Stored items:
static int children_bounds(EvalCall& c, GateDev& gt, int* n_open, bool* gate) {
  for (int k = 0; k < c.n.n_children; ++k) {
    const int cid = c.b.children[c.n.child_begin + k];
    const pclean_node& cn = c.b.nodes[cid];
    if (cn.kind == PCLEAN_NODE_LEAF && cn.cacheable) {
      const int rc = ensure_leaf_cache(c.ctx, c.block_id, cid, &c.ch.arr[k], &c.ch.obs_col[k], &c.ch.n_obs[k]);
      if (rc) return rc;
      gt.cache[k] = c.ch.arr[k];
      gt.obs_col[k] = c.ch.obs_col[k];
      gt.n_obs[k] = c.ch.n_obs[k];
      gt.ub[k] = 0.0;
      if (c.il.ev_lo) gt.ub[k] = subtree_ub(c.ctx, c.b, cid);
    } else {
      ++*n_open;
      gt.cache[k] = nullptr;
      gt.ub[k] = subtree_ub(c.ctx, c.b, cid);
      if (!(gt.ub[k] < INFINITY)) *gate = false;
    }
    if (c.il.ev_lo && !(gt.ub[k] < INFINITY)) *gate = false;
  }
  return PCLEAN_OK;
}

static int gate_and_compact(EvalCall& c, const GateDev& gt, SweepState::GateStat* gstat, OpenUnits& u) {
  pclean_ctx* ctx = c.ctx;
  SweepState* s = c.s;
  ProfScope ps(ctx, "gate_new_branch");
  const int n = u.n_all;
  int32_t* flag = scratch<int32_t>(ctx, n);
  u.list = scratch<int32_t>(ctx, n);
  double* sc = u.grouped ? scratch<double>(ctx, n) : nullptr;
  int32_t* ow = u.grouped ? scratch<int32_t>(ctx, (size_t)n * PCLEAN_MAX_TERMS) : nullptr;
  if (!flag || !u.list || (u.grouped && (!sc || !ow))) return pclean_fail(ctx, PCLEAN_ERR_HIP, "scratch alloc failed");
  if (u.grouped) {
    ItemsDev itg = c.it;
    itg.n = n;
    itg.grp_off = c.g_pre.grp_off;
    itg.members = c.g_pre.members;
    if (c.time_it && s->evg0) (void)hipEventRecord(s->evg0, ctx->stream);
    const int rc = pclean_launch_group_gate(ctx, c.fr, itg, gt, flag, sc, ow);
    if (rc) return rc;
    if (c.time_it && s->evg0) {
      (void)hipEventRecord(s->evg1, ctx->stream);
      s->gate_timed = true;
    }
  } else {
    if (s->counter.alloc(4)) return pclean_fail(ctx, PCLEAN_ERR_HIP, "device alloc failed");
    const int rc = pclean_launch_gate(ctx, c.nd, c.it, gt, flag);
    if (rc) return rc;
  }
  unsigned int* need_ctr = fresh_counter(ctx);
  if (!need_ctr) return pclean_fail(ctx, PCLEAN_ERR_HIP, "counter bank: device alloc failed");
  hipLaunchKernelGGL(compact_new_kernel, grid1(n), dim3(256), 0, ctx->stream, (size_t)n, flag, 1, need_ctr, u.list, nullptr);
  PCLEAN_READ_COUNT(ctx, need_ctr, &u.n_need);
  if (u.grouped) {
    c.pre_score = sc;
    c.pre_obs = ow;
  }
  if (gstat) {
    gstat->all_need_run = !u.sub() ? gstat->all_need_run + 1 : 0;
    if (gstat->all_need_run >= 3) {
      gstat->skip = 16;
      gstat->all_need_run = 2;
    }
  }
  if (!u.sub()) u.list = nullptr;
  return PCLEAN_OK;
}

• [About this exercise] Set down each line of the data precisely as it appears above.

• [Answer box]
static int children_bounds(EvalCall& c, GateDev& gt, int* n_open, bool* gate) {
  for (int k = 0; k < c.n.n_children; ++k) {
    const int cid = c.b.children[c.n.child_begin + k];
    const pclean_node& cn = c.b.nodes[cid];
    if (cn.kind == PCLEAN_NODE_LEAF && cn.cacheable) {
      const int rc = ensure_leaf_cache(c.ctx, c.block_id, cid, &c.ch.arr[k], &c.ch.obs_col[k], &c.ch.n_obs[k]);
      if (rc) return rc;
      gt.cache[k] = c.ch.arr[k];
      gt.obs_col[k] = c.ch.obs_col[k];
      gt.n_obs[k] = c.ch.n_obs[k];
      gt.ub[k] = 0.0;
      if (c.il.ev_lo) gt.ub[k] = subtree_ub(c.ctx, c.b, cid);
    } else {
      ++*n_open;
      gt.cache[k] = nullptr;
      gt.ub[k] = subtree_ub(c.ctx, c.b, cid);
      if (!(gt.ub[k] < INFINITY)) *gate = false;
    }
    if (c.il.ev_lo && !(gt.ub[k] < INFINITY)) *gate = false;
  }
  return PCLEAN_OK;
}

static int gate_and_compact(EvalCall& c, const GateDev& gt, SweepState::GateStat* gstat, OpenUnits& u) {
  pclean_ctx* ctx = c.ctx;
  SweepState* s = c.s;
  ProfScope ps(ctx, "gate_new_branch");
  const int n = u.n_all;
  int32_t* flag = scratch<int32_t>(ctx, n);
  u.list = scratch<int32_t>(ctx, n);
  double* sc = u.grouped ? scratch<double>(ctx, n) : nullptr;
  int32_t* ow = u.grouped ? scratch<int32_t>(ctx, (size_t)n * PCLEAN_MAX_TERMS) : nullptr;
  if (!flag || !u.list || (u.grouped && (!sc || !ow))) return pclean_fail(ctx, PCLEAN_ERR_HIP, "scratch alloc failed");
  if (u.grouped) {
    ItemsDev itg = c.it;
    itg.n = n;
    itg.grp_off = c.g_pre.grp_off;
    itg.members = c.g_pre.members;
    if (c.time_it && s->evg0) (void)hipEventRecord(s->evg0, ctx->stream);
    const int rc = pclean_launch_group_gate(ctx, c.fr, itg, gt, flag, sc, ow);
    if (rc) return rc;
    if (c.time_it && s->evg0) {
      (void)hipEventRecord(s->evg1, ctx->stream);
      s->gate_timed = true;
    }
  } else {
    if (s->counter.alloc(4)) return pclean_fail(ctx, PCLEAN_ERR_HIP, "device alloc failed");
    const int rc = pclean_launch_gate(ctx, c.nd, c.it, gt, flag);
    if (rc) return rc;
  }
  unsigned int* need_ctr = fresh_counter(ctx);
  if (!need_ctr) return pclean_fail(ctx, PCLEAN_ERR_HIP, "counter bank: device alloc failed");
  hipLaunchKernelGGL(compact_new_kernel, grid1(n), dim3(256), 0, ctx->stream, (size_t)n, flag, 1, need_ctr, u.list, nullptr);
  PCLEAN_READ_COUNT(ctx, need_ctr, &u.n_need);
  if (u.grouped) {
    c.pre_score = sc;
    c.pre_obs = ow;
  }
  if (gstat) {
    gstat->all_need_run = !u.sub() ? gstat->all_need_run + 1 : 0;
    if (gstat->all_need_run >= 3) {
      gstat->skip = 16;
      gstat->all_need_run = 2;
    }
  }
  if (!u.sub()) u.list = nullptr;
  return PCLEAN_OK;
}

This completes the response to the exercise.